Records to process:
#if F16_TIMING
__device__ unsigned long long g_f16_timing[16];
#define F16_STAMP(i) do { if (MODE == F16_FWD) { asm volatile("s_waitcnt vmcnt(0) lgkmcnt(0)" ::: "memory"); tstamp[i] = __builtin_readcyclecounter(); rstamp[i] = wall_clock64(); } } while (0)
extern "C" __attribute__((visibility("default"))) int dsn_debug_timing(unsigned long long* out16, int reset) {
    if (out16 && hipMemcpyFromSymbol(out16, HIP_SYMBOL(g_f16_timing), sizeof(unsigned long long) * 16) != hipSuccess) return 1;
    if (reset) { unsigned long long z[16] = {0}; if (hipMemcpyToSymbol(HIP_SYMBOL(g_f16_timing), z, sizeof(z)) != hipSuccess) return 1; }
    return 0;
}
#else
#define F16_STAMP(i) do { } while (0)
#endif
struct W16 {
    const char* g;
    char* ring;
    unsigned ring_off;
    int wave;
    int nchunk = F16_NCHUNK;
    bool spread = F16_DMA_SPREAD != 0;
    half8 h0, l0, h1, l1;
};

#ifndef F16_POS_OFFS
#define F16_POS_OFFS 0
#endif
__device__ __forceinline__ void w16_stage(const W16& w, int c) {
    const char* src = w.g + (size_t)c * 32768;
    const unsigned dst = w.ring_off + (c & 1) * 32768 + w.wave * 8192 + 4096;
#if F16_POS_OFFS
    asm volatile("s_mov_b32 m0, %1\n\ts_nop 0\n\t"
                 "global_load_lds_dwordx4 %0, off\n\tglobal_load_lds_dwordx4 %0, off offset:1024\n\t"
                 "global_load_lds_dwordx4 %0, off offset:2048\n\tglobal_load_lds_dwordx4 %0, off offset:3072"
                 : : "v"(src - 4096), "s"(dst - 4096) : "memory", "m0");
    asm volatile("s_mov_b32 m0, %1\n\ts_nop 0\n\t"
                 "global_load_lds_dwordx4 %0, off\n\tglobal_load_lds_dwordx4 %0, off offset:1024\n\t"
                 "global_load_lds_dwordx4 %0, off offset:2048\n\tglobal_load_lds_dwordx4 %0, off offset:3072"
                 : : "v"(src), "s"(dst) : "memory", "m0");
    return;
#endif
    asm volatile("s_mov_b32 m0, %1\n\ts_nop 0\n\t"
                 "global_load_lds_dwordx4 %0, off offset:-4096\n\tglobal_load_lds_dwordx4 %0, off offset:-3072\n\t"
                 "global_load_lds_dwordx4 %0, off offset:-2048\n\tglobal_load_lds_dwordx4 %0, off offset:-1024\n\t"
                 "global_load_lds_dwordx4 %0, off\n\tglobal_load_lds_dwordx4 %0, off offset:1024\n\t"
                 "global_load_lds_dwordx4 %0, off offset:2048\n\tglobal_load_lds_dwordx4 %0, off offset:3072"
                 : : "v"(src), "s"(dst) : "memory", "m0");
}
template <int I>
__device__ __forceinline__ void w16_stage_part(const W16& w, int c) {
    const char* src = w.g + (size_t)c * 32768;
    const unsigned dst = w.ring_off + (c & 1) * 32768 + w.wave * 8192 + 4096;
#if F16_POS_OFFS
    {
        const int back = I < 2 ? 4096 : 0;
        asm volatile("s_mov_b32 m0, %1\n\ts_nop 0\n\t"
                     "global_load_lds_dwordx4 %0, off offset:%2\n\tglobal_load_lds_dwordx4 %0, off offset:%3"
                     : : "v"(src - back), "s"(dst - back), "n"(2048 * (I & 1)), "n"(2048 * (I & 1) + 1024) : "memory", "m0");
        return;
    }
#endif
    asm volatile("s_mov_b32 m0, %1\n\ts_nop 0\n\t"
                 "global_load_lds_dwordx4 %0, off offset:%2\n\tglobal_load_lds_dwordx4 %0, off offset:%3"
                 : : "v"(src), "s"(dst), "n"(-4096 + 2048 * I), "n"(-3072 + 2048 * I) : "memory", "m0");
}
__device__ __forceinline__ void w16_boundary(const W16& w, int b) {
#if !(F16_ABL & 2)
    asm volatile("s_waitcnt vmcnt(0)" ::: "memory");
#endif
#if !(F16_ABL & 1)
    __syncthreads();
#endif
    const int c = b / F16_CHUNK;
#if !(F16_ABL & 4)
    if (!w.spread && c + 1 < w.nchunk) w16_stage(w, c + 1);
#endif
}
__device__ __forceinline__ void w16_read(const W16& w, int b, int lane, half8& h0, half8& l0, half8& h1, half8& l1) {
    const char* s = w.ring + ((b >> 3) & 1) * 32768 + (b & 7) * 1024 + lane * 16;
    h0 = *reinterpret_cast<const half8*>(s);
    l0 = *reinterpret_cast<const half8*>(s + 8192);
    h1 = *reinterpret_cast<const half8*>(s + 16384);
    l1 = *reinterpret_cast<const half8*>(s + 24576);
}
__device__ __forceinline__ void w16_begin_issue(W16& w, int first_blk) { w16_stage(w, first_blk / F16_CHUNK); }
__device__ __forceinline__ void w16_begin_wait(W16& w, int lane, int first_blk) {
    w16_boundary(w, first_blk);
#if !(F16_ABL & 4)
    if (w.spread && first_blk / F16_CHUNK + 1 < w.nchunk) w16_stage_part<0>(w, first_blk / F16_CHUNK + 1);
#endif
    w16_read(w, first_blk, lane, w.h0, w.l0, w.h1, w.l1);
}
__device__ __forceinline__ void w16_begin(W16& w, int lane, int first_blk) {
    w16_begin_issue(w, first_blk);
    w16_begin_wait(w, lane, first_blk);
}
==
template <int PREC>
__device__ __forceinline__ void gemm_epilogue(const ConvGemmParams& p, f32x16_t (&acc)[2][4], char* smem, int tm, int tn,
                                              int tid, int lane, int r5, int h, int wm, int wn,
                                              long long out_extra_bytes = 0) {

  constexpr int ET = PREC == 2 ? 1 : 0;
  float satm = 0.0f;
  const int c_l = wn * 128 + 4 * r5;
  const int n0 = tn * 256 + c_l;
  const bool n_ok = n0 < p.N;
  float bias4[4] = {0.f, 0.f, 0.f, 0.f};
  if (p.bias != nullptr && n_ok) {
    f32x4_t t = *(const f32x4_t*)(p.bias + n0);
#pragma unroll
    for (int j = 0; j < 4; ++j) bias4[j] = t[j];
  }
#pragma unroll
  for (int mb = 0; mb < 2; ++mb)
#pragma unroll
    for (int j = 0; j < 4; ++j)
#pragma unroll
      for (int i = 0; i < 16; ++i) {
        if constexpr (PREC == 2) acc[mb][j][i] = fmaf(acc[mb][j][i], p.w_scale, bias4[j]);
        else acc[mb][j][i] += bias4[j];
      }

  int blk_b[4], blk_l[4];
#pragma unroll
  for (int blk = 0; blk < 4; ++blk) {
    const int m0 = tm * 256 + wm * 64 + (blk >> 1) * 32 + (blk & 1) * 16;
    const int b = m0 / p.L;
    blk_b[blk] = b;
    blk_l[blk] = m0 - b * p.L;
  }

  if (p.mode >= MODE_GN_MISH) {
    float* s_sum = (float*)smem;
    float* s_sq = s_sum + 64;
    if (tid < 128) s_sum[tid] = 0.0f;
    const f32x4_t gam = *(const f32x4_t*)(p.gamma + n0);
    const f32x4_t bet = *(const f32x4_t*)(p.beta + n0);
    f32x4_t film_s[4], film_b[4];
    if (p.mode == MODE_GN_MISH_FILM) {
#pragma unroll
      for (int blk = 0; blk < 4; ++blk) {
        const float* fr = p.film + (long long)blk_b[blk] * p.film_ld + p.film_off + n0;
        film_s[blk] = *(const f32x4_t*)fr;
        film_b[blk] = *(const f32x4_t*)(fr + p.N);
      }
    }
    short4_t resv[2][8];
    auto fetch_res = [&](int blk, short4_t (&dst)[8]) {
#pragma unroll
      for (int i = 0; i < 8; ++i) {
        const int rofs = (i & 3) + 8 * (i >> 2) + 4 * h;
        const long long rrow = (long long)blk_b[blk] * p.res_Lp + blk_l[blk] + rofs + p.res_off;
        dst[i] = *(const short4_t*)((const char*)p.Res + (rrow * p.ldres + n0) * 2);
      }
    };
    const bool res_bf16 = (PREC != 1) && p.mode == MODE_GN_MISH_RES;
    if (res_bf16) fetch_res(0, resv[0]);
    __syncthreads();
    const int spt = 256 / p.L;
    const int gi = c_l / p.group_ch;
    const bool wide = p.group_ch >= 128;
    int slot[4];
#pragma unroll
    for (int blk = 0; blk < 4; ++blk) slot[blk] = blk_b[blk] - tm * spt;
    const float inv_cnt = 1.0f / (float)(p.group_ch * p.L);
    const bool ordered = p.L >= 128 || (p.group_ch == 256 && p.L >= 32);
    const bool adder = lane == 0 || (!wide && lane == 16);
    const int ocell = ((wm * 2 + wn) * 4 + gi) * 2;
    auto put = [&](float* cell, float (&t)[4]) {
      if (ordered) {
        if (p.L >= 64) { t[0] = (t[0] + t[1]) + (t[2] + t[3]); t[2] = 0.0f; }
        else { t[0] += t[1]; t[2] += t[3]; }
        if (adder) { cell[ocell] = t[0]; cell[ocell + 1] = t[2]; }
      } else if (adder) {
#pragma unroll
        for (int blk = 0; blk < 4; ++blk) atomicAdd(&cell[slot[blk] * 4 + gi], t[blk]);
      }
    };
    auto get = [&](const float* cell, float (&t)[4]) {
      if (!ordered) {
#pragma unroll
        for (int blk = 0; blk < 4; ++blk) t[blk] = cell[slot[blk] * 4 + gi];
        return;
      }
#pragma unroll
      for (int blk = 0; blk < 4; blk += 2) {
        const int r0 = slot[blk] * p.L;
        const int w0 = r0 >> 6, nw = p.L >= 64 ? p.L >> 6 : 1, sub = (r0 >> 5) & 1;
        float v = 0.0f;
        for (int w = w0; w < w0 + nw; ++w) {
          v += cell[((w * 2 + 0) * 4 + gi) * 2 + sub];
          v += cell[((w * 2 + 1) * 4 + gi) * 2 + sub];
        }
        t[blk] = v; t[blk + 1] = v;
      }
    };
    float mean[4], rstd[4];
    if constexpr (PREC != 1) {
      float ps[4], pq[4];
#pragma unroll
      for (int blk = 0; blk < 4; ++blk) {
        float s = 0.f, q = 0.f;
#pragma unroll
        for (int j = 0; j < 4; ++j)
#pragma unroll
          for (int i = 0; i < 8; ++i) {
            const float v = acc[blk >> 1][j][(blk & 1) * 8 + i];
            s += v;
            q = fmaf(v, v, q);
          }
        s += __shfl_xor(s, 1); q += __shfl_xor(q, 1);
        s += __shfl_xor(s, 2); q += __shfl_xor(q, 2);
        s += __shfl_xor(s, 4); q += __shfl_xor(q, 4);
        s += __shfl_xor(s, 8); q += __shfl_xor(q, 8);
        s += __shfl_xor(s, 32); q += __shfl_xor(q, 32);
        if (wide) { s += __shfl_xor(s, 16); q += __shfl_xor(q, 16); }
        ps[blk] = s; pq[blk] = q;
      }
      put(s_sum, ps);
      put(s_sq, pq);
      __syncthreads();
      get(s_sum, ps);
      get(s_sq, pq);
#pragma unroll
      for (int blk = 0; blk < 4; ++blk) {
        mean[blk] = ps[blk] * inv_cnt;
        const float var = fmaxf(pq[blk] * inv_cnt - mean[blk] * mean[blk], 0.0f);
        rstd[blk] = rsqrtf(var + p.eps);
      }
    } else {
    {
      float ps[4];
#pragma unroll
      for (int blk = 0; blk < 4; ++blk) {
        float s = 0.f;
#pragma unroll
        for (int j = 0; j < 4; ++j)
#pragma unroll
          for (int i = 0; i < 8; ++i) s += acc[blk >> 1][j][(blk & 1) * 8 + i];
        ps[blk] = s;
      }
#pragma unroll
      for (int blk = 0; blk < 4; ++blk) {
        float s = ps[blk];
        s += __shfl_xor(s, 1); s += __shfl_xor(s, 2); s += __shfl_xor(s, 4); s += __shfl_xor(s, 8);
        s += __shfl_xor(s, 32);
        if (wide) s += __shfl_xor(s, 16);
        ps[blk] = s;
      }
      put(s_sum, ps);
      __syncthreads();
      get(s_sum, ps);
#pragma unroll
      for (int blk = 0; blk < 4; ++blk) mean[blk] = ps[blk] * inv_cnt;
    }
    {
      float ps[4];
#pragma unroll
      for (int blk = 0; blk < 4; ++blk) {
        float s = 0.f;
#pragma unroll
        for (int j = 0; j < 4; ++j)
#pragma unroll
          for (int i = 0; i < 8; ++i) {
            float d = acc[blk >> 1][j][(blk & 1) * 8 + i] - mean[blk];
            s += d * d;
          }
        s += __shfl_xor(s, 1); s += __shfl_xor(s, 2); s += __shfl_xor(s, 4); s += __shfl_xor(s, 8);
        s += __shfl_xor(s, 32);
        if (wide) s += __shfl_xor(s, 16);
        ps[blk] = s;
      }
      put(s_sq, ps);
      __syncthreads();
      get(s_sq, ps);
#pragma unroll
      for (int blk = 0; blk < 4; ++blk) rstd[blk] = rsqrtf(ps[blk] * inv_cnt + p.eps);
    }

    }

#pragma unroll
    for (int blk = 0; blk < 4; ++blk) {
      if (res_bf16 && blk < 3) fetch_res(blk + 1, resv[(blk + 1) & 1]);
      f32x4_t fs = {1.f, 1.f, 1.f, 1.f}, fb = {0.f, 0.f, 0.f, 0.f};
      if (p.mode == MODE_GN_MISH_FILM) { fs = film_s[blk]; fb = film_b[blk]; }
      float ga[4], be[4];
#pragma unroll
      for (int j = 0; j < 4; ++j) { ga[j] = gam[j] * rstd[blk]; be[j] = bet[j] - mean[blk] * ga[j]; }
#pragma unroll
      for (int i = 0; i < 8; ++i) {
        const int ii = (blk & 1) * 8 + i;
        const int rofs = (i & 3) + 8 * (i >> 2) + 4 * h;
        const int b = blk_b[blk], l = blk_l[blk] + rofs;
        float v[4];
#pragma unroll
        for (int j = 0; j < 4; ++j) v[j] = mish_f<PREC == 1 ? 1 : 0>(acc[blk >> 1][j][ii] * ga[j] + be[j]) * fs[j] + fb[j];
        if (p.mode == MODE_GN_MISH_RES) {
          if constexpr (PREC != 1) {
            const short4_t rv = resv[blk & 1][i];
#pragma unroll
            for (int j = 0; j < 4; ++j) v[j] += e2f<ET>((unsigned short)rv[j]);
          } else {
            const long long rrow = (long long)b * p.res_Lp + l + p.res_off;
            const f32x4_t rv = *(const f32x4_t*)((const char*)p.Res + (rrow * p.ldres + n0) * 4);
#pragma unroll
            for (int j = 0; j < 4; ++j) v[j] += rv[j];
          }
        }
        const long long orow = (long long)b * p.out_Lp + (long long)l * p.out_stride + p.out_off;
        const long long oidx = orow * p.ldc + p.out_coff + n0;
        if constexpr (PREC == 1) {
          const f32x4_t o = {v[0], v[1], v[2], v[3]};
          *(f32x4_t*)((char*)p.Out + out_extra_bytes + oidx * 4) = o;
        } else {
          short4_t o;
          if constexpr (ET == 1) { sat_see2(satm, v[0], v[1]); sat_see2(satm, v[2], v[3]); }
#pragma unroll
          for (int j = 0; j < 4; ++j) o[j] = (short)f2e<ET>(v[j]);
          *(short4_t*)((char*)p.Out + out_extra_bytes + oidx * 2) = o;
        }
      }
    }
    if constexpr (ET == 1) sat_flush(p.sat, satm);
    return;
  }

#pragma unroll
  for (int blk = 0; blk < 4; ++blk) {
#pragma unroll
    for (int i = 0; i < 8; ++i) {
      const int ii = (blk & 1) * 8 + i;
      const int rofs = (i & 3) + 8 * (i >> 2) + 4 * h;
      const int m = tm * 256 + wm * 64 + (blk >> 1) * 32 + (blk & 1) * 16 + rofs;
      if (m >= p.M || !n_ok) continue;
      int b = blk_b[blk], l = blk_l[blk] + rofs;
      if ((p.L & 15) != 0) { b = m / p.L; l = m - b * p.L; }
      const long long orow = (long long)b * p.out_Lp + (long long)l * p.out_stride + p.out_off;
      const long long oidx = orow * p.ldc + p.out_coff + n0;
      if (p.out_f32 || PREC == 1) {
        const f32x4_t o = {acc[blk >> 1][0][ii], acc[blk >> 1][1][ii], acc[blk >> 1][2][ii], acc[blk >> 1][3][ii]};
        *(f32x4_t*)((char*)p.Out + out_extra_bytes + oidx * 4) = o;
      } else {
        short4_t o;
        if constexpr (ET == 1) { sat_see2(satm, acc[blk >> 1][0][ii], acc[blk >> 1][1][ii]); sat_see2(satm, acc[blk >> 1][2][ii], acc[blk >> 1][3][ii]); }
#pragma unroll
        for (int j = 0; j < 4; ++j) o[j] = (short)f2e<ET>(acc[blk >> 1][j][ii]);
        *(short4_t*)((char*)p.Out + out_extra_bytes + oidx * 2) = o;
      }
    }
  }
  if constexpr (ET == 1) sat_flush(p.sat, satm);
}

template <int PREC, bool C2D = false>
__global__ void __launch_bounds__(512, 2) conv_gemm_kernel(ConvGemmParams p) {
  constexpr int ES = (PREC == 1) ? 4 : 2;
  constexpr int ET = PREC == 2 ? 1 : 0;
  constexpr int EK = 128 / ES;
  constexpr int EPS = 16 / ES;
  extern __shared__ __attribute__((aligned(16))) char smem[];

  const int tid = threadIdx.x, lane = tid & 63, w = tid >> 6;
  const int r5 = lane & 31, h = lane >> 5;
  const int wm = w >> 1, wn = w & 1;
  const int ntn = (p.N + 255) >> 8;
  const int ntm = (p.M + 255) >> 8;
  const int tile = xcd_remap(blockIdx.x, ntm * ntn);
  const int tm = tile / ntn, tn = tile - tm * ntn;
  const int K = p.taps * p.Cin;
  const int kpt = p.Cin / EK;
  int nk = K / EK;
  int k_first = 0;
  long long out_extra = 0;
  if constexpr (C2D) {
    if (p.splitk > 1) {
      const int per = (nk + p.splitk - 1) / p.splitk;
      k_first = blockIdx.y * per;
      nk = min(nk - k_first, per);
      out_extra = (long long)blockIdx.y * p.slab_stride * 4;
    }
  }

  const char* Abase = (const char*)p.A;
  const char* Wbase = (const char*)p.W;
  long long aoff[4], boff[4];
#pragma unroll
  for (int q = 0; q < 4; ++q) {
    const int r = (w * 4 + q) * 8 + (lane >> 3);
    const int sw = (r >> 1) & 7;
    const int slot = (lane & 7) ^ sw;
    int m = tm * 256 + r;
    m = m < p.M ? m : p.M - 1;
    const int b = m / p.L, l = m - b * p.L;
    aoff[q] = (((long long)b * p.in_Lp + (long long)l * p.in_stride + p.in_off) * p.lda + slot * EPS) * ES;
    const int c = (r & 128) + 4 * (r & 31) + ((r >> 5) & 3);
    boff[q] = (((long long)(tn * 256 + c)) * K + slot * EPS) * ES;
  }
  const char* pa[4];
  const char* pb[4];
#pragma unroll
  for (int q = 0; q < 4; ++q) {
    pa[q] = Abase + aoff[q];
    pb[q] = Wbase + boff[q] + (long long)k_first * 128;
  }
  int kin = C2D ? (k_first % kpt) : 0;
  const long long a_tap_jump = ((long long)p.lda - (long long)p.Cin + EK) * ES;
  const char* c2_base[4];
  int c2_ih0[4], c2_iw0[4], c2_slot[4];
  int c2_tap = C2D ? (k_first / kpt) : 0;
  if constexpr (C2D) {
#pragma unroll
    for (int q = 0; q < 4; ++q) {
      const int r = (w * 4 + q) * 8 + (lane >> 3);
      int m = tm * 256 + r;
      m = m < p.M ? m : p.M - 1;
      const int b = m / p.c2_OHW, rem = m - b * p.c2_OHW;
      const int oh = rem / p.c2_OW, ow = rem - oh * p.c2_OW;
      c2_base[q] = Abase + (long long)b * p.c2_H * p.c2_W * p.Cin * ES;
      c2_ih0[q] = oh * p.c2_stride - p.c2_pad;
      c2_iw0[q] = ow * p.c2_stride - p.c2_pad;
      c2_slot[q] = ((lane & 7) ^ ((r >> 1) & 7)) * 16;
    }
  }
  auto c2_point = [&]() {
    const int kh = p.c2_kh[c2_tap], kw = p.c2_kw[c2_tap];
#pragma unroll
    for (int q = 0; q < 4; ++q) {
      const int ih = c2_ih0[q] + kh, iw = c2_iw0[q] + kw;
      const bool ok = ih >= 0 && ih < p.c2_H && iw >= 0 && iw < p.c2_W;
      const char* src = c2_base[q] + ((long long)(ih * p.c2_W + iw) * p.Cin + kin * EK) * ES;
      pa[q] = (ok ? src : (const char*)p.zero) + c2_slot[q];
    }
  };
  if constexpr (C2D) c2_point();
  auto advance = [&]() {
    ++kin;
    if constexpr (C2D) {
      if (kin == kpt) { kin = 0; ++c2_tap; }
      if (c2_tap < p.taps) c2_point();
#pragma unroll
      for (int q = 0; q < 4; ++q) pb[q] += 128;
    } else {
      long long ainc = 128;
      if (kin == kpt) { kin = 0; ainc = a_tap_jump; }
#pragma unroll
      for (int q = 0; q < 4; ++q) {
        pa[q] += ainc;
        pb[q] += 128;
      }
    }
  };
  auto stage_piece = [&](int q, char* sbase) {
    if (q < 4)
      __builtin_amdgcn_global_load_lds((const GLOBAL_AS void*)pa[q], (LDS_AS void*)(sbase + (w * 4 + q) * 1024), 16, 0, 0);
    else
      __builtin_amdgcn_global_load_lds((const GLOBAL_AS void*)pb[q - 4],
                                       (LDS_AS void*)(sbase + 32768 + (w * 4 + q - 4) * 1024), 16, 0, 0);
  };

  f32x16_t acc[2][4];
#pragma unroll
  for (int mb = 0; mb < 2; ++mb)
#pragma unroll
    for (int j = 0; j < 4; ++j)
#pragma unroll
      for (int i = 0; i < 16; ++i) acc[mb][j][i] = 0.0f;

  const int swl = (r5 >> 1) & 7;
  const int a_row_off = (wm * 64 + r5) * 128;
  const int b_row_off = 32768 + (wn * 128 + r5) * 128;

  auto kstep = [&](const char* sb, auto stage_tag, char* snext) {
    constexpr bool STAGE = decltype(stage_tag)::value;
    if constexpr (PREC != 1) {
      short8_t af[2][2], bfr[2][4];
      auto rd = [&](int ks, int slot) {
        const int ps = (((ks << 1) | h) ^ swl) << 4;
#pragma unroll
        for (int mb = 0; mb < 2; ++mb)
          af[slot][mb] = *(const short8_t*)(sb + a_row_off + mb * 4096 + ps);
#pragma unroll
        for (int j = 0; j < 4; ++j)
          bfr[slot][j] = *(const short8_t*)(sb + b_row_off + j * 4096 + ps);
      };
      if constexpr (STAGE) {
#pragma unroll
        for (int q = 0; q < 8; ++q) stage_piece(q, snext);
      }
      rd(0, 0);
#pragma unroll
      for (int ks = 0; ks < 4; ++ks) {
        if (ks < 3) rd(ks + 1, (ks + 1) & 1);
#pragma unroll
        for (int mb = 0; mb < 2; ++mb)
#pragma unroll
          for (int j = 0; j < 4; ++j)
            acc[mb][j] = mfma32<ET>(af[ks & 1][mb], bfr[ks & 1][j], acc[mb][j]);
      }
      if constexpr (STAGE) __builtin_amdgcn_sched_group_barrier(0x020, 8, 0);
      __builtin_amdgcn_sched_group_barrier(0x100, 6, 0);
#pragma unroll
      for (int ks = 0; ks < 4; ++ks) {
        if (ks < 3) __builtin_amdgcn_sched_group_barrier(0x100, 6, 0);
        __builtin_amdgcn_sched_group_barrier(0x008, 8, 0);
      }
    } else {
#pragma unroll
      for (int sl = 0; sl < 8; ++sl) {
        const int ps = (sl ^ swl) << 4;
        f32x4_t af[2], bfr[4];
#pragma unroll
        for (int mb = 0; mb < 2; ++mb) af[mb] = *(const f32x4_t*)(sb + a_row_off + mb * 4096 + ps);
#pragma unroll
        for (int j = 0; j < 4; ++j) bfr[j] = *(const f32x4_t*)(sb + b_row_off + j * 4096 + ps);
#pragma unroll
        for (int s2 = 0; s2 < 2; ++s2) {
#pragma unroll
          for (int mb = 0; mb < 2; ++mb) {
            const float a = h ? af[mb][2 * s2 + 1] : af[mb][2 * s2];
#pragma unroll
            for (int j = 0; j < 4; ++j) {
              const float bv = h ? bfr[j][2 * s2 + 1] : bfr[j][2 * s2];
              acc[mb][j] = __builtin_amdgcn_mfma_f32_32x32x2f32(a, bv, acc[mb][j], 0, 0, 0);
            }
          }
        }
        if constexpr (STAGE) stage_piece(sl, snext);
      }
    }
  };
---
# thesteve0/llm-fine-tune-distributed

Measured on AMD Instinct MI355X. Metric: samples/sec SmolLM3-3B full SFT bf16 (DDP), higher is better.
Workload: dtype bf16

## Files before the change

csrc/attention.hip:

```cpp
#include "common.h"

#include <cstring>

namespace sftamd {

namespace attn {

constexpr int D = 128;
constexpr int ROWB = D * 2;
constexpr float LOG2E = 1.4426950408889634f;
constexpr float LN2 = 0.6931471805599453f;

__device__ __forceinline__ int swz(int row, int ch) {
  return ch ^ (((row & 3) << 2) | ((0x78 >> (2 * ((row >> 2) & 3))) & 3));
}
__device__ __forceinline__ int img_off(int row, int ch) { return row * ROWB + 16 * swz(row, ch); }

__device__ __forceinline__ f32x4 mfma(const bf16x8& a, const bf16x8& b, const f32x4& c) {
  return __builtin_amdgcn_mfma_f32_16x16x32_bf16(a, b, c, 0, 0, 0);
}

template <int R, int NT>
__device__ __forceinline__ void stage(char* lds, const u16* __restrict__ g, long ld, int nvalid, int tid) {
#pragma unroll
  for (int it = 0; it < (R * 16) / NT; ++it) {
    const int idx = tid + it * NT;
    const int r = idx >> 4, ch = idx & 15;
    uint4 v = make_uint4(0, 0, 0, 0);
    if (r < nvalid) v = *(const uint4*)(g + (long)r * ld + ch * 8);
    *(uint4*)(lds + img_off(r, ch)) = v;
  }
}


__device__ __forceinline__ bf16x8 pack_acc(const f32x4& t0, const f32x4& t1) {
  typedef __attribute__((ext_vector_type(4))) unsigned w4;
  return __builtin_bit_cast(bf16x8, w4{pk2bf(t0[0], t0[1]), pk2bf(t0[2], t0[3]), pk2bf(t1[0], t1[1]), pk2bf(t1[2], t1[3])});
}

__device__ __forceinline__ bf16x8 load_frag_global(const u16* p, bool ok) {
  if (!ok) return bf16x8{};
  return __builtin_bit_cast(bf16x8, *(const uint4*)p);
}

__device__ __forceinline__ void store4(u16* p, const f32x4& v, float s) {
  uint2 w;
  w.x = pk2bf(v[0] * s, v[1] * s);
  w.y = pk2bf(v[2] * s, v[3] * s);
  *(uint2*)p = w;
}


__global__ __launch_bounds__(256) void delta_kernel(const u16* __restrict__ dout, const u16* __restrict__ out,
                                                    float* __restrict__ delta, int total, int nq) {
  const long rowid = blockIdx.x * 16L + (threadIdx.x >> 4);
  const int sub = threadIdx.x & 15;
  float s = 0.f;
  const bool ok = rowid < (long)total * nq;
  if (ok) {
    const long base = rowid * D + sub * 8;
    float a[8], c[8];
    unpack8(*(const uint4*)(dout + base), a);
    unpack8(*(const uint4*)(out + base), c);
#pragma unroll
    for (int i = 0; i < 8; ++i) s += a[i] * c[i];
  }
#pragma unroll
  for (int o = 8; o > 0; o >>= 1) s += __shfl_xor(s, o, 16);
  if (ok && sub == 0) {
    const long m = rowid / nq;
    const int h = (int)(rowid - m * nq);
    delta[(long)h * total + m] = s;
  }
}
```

How to complete this task:
In the data above, which lines lie between the line with "int dsn_debug_timing(unsigned long" and the line with "int nchunk = F16_NCHUNK;", inclusive? Print those lines exactly and nothing else.

Expected answer:
extern "C" __attribute__((visibility("default"))) int dsn_debug_timing(unsigned long long* out16, int reset) {
    if (out16 && hipMemcpyFromSymbol(out16, HIP_SYMBOL(g_f16_timing), sizeof(unsigned long long) * 16) != hipSuccess) return 1;
    if (reset) { unsigned long long z[16] = {0}; if (hipMemcpyToSymbol(HIP_SYMBOL(g_f16_timing), z, sizeof(z)) != hipSuccess) return 1; }
    return 0;
}
#else
#define F16_STAMP(i) do { } while (0)
#endif
struct W16 {
    const char* g;
    char* ring;
    unsigned ring_off;
    int wave;
    int nchunk = F16_NCHUNK;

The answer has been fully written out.